◆ REQUIRED WORK:
Entries follow. Give back exactly the lines starting at the one containing "if (!P.rader && P.W == 330" and ending at the one containing "if (P.W == 360", and no other lines.

◆ GIVEN DATA:
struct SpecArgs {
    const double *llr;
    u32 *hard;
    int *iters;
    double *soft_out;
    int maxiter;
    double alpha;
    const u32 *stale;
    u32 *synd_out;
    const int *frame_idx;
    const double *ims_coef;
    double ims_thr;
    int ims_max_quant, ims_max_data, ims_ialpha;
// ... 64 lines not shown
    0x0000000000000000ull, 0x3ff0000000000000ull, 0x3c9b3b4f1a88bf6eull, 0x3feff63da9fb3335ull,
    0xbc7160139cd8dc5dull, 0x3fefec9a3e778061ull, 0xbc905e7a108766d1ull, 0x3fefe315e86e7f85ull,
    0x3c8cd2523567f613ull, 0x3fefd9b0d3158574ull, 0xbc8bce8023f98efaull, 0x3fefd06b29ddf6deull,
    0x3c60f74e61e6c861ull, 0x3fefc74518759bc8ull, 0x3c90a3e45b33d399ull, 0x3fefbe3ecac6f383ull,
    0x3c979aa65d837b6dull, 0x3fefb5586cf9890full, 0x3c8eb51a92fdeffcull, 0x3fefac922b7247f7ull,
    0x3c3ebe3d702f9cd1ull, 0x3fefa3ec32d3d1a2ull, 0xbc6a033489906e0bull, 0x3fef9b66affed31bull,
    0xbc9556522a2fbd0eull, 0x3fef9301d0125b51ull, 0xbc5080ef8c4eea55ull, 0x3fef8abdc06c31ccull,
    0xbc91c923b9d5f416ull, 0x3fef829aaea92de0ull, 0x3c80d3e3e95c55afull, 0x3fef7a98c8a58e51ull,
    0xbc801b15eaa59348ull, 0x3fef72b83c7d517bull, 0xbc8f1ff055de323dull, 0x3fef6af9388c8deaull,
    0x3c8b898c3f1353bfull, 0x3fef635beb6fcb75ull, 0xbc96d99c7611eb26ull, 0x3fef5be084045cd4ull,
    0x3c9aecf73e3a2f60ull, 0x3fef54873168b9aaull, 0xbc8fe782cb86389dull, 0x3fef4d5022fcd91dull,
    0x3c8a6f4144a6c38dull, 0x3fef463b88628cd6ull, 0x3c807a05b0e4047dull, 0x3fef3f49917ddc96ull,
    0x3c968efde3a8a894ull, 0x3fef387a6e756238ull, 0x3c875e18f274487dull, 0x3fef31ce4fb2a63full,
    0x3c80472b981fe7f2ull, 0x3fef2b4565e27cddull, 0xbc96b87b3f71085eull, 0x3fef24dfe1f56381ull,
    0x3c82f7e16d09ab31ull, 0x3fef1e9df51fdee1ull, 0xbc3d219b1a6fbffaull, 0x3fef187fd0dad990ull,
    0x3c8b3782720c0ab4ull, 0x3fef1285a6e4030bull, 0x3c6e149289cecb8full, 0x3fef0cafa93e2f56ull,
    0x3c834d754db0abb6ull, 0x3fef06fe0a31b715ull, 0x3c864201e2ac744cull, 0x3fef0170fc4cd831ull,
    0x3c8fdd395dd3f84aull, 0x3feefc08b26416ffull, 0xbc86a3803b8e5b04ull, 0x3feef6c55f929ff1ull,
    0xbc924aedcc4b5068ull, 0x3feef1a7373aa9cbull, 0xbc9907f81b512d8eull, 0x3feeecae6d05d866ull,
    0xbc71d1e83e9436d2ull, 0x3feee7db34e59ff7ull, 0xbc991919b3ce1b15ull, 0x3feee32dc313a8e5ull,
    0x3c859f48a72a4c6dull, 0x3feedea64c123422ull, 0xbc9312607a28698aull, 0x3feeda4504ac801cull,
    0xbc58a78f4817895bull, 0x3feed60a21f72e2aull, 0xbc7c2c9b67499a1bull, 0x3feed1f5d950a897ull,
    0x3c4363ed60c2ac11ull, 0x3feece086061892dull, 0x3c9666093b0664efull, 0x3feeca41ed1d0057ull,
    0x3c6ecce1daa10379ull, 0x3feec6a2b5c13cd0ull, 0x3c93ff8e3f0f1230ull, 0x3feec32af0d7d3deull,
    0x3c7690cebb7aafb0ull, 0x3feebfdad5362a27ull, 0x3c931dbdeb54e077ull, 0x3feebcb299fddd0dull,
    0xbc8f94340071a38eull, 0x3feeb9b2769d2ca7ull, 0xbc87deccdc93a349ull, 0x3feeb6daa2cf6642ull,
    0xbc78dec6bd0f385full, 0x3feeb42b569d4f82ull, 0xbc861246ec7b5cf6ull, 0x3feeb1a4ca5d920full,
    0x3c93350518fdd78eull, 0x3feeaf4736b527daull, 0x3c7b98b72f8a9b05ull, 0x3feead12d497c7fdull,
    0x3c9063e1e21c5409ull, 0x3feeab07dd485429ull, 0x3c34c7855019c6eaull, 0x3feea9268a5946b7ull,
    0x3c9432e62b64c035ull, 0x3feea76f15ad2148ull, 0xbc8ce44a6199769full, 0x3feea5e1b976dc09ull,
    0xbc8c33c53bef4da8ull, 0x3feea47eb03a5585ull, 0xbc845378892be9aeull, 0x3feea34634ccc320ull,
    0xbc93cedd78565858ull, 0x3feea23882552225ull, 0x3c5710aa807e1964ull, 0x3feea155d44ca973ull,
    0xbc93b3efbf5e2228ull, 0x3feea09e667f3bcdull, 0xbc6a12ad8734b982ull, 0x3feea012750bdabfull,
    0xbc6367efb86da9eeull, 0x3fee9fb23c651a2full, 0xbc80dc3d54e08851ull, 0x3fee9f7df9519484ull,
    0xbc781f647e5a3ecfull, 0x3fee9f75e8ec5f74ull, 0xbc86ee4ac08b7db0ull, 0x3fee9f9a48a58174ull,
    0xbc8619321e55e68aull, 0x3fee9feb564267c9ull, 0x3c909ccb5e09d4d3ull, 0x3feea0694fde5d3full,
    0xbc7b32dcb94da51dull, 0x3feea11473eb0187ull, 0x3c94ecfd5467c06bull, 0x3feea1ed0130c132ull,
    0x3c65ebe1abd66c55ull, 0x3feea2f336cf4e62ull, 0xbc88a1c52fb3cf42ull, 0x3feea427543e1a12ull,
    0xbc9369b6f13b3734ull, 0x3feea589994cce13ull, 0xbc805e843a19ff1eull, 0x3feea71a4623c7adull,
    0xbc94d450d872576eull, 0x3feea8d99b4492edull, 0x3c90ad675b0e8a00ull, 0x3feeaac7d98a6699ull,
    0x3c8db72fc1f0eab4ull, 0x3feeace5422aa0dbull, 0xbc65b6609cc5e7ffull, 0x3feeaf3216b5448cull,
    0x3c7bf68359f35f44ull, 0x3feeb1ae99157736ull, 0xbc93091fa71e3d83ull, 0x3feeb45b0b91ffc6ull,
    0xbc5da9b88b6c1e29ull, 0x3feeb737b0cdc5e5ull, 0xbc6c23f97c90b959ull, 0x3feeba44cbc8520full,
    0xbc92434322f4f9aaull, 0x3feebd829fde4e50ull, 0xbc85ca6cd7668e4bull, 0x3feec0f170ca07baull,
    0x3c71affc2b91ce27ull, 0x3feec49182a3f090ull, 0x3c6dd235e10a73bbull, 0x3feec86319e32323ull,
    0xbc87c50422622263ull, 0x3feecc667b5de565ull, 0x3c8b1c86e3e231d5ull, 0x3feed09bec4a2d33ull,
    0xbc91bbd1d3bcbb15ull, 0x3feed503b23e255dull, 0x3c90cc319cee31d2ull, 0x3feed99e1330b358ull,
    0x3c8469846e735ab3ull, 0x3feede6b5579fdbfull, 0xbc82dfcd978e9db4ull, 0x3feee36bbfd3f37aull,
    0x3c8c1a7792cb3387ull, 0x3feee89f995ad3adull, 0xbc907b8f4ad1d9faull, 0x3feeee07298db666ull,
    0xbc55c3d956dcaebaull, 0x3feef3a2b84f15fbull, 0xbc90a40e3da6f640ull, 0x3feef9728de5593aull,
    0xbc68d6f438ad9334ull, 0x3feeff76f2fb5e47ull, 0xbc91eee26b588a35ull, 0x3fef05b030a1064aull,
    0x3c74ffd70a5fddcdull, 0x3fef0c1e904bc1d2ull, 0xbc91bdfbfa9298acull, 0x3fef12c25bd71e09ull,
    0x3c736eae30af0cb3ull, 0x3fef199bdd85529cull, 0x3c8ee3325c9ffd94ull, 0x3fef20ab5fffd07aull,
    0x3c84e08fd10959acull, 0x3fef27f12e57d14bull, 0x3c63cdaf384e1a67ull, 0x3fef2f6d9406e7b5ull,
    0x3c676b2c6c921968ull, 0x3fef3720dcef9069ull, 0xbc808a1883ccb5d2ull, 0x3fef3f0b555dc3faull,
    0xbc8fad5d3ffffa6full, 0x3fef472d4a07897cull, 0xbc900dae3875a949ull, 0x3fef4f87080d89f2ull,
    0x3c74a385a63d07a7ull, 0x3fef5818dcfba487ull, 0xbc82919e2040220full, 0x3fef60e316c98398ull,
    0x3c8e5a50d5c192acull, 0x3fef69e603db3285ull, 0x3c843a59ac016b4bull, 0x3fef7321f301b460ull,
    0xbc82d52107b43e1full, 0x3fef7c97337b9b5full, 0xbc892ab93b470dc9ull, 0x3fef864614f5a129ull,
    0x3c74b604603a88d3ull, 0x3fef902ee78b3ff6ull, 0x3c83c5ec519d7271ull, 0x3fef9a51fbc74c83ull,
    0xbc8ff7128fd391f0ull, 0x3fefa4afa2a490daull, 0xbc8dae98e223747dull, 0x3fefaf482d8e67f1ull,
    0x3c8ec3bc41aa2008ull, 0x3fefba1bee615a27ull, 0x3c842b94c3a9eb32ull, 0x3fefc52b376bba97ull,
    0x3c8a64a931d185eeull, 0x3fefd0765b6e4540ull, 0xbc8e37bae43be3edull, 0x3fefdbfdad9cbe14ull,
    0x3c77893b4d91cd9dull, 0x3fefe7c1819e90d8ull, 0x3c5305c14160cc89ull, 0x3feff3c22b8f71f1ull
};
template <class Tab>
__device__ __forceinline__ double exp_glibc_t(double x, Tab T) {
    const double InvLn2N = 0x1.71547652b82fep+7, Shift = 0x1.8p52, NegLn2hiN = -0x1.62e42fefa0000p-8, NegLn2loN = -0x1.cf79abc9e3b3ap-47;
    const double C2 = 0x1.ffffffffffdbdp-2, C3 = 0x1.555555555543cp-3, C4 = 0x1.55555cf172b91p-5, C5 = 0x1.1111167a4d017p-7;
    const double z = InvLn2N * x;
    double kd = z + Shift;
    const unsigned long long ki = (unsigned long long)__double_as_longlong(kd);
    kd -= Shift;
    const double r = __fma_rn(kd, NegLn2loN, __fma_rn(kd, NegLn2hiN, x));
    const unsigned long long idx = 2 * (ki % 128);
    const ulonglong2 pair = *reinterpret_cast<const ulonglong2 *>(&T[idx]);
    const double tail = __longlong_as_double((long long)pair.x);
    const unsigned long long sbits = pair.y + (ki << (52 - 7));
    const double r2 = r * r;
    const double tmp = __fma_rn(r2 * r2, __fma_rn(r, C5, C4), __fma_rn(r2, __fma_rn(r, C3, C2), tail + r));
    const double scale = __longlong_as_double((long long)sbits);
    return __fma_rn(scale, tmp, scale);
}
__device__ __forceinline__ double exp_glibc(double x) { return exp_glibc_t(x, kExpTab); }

==

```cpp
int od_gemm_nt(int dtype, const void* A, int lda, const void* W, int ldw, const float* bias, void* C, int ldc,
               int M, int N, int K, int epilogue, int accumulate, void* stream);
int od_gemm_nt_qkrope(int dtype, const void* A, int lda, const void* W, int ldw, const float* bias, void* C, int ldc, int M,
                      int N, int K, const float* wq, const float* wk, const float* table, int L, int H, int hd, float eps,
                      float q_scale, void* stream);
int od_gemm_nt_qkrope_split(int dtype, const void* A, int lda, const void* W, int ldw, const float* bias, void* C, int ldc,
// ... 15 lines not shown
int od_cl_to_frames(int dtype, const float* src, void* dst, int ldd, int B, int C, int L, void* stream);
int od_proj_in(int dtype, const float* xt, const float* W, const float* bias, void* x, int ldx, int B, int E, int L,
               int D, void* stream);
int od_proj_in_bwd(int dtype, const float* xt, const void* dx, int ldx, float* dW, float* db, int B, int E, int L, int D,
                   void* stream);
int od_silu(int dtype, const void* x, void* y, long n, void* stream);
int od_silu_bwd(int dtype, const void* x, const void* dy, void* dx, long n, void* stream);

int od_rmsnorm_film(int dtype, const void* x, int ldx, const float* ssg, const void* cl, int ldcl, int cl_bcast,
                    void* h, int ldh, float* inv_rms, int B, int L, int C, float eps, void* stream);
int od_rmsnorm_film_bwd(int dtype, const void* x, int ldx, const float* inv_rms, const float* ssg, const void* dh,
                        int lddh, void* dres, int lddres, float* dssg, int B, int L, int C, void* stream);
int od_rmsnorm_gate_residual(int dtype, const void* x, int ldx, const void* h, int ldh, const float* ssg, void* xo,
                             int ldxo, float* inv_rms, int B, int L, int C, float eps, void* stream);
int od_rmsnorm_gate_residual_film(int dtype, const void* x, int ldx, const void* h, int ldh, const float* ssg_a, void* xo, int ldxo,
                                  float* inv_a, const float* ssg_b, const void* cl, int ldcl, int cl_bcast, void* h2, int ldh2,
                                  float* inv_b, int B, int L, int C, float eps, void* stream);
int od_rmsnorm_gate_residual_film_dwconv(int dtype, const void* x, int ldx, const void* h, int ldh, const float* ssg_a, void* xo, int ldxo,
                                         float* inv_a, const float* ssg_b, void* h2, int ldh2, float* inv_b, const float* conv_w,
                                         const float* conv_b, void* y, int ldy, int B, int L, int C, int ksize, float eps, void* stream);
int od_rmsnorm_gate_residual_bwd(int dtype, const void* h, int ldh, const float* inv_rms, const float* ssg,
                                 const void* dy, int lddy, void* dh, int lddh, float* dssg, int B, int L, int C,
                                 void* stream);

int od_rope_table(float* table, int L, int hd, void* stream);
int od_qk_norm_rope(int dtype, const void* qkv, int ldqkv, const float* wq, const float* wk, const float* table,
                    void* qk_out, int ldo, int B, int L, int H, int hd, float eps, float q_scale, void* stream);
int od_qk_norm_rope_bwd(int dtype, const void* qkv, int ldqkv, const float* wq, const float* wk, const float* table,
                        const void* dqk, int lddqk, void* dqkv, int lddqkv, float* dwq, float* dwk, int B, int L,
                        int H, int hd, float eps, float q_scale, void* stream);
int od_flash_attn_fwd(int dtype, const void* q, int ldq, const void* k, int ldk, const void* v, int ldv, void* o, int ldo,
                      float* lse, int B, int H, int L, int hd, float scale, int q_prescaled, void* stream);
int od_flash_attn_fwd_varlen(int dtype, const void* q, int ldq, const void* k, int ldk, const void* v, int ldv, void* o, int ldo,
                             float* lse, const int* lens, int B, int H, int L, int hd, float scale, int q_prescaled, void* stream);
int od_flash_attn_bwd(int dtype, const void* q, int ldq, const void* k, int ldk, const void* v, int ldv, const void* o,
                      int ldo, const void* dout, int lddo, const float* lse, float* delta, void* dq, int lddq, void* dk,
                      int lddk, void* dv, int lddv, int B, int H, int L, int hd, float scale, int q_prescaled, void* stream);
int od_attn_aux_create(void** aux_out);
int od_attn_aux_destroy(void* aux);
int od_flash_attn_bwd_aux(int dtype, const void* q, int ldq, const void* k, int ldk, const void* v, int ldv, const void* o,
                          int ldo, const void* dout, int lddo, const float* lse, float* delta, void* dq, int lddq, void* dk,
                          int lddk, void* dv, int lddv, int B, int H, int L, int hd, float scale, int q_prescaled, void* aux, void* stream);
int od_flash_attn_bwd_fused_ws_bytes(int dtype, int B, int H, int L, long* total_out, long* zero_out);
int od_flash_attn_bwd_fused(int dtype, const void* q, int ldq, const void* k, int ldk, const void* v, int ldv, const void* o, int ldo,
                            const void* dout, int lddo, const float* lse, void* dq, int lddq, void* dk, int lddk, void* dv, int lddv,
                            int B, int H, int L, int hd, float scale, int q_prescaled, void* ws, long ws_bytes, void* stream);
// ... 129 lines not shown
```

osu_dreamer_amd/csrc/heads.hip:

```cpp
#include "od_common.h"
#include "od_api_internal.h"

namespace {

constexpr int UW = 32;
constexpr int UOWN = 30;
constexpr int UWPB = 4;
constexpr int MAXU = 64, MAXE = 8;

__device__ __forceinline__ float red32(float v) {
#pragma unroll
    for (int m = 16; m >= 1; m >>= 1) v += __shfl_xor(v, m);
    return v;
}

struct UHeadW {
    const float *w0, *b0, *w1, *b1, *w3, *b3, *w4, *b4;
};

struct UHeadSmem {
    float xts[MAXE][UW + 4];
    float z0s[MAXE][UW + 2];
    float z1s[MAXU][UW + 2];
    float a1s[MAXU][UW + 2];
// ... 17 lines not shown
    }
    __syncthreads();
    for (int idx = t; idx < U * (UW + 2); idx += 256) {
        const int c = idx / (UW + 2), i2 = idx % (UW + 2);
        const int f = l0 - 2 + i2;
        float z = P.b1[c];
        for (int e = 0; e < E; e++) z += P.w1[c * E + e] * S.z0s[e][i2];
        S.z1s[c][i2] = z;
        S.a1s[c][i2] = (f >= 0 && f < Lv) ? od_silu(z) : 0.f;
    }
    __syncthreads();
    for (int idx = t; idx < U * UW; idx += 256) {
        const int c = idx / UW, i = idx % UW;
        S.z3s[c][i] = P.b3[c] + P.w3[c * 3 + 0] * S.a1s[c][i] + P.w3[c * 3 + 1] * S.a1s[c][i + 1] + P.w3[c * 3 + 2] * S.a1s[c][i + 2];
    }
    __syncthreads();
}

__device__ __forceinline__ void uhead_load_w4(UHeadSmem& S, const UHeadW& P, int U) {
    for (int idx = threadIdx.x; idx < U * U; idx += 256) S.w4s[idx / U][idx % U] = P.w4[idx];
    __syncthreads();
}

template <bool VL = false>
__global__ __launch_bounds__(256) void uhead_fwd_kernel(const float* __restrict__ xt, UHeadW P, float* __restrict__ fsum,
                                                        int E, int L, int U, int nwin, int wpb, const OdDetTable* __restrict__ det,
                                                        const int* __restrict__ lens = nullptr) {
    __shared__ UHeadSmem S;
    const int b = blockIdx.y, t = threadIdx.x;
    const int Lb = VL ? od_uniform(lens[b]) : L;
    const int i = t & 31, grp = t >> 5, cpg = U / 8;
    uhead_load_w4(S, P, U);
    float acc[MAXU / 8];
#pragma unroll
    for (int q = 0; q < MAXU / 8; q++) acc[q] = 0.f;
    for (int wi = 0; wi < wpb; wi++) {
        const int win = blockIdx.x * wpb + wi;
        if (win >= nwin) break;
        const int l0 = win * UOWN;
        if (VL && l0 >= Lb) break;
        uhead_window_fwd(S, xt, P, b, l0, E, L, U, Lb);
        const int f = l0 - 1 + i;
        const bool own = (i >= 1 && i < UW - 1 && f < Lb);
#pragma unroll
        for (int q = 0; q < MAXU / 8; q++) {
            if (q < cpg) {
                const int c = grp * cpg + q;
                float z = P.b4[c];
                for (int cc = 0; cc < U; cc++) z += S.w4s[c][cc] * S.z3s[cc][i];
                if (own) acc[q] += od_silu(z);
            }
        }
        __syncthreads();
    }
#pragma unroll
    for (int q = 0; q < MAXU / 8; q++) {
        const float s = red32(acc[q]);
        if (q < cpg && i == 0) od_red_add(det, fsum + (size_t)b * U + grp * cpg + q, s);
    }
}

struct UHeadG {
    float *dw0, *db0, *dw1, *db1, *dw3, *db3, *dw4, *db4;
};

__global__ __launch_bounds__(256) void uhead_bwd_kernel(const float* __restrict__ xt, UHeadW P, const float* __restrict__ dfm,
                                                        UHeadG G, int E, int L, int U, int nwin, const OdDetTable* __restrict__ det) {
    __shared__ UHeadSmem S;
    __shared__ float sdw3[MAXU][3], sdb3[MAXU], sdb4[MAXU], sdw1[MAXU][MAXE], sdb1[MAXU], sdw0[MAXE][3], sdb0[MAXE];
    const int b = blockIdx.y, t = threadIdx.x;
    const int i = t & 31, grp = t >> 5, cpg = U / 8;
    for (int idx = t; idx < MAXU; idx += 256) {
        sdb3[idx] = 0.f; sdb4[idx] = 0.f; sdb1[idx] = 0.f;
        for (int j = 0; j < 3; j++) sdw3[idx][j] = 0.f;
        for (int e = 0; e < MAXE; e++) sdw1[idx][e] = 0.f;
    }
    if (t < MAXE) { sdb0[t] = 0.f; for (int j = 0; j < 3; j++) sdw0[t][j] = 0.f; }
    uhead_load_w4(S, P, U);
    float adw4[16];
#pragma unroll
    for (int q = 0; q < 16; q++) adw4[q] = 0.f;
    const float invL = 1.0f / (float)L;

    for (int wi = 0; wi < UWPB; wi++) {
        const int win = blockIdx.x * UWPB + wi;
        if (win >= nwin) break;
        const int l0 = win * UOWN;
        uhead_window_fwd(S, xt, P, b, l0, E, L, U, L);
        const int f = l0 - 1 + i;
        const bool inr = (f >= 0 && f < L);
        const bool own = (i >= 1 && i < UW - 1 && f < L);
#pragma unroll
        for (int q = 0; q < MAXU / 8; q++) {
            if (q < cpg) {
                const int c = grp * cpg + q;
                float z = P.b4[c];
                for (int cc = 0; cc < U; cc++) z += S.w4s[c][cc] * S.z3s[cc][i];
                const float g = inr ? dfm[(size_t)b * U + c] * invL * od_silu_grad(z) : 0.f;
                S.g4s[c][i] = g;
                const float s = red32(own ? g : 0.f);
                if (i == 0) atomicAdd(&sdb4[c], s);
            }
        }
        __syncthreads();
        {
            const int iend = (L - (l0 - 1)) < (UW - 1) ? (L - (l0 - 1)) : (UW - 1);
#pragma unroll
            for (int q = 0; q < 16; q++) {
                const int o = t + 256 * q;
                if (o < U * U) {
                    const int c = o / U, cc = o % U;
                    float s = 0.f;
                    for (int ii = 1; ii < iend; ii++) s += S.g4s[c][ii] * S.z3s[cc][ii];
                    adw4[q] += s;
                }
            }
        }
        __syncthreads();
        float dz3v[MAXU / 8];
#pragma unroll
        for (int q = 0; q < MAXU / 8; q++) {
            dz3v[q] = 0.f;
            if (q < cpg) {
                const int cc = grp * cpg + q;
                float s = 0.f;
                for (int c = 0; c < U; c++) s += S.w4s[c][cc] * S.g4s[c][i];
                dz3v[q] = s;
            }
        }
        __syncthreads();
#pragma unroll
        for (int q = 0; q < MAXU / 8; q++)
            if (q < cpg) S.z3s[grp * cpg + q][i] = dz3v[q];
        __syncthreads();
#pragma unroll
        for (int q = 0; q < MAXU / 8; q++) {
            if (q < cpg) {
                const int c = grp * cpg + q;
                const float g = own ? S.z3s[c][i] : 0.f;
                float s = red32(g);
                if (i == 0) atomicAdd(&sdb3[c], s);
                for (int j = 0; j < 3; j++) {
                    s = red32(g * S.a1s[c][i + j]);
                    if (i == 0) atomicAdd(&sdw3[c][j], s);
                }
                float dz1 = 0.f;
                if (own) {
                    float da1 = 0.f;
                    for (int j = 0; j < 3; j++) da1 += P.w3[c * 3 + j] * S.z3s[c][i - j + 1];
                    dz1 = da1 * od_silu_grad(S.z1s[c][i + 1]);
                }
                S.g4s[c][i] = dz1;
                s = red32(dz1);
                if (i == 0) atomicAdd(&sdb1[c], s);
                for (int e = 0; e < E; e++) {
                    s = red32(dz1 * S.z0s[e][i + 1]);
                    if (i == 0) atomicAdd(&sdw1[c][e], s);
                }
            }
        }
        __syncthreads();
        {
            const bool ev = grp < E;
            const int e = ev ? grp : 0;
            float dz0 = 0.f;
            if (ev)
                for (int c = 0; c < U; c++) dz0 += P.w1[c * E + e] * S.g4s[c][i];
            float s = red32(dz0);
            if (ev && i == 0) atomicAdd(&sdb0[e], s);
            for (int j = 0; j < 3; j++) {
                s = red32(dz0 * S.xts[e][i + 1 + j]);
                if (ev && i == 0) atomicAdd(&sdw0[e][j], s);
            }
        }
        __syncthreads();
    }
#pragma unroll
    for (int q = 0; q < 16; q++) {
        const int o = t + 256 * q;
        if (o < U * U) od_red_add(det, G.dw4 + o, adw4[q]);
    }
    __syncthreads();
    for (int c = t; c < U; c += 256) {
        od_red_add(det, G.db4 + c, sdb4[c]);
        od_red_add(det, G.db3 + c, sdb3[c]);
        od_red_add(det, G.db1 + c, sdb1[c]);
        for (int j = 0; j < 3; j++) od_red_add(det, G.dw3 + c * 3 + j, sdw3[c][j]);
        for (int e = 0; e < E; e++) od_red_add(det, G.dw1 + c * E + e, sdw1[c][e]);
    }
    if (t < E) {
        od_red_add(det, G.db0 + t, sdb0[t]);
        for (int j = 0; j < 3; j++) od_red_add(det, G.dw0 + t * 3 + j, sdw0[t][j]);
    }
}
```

---

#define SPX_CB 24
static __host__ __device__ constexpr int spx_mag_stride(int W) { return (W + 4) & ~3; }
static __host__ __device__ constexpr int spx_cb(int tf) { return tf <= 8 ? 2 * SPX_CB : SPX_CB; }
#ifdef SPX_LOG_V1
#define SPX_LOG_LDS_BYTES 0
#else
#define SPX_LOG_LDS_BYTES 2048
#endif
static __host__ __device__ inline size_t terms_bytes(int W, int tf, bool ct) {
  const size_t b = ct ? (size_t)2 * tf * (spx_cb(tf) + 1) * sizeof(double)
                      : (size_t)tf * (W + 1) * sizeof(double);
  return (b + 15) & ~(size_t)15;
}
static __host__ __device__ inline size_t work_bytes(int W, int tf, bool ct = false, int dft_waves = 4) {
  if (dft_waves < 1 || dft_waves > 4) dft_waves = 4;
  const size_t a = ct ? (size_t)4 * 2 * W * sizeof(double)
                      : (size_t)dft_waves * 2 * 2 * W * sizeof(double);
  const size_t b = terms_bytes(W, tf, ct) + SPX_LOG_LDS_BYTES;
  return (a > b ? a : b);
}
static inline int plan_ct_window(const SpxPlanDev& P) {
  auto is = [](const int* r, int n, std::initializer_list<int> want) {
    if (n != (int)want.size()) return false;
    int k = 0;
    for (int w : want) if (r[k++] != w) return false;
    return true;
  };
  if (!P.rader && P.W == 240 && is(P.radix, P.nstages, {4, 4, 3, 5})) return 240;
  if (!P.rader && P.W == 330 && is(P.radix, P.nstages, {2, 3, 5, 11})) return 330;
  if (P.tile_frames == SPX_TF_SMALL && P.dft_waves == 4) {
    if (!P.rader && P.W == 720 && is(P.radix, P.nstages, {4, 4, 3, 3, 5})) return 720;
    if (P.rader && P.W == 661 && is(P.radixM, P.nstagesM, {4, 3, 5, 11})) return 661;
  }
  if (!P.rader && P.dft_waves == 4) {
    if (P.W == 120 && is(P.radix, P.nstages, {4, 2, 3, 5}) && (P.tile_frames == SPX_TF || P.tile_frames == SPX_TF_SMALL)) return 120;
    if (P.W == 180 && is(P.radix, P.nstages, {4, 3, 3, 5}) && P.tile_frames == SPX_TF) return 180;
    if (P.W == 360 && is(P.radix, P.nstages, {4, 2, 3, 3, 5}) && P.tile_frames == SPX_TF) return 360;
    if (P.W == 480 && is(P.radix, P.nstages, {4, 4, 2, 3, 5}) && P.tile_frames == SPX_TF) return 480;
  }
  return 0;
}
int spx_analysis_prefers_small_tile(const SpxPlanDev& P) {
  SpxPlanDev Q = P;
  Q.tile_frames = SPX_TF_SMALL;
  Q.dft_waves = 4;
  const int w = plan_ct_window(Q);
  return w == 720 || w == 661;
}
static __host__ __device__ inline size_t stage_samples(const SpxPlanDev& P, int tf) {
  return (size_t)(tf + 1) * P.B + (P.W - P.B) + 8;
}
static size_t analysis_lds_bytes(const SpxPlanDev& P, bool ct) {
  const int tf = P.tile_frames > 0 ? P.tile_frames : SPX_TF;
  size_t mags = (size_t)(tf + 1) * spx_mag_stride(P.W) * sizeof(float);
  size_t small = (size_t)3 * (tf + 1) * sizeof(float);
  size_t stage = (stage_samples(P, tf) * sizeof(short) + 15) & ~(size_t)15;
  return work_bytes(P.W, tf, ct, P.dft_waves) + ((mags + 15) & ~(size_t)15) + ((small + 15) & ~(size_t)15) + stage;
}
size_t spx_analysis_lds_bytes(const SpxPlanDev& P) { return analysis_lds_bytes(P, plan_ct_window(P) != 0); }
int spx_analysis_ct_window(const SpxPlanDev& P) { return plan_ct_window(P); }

◆ WRITTEN ANSWER:
  if (!P.rader && P.W == 330 && is(P.radix, P.nstages, {2, 3, 5, 11})) return 330;
  if (P.tile_frames == SPX_TF_SMALL && P.dft_waves == 4) {
    if (!P.rader && P.W == 720 && is(P.radix, P.nstages, {4, 4, 3, 3, 5})) return 720;
    if (P.rader && P.W == 661 && is(P.radixM, P.nstagesM, {4, 3, 5, 11})) return 661;
  }
  if (!P.rader && P.dft_waves == 4) {
    if (P.W == 120 && is(P.radix, P.nstages, {4, 2, 3, 5}) && (P.tile_frames == SPX_TF || P.tile_frames == SPX_TF_SMALL)) return 120;
    if (P.W == 180 && is(P.radix, P.nstages, {4, 3, 3, 5}) && P.tile_frames == SPX_TF) return 180;
    if (P.W == 360 && is(P.radix, P.nstages, {4, 2, 3, 3, 5}) && P.tile_frames == SPX_TF) return 360;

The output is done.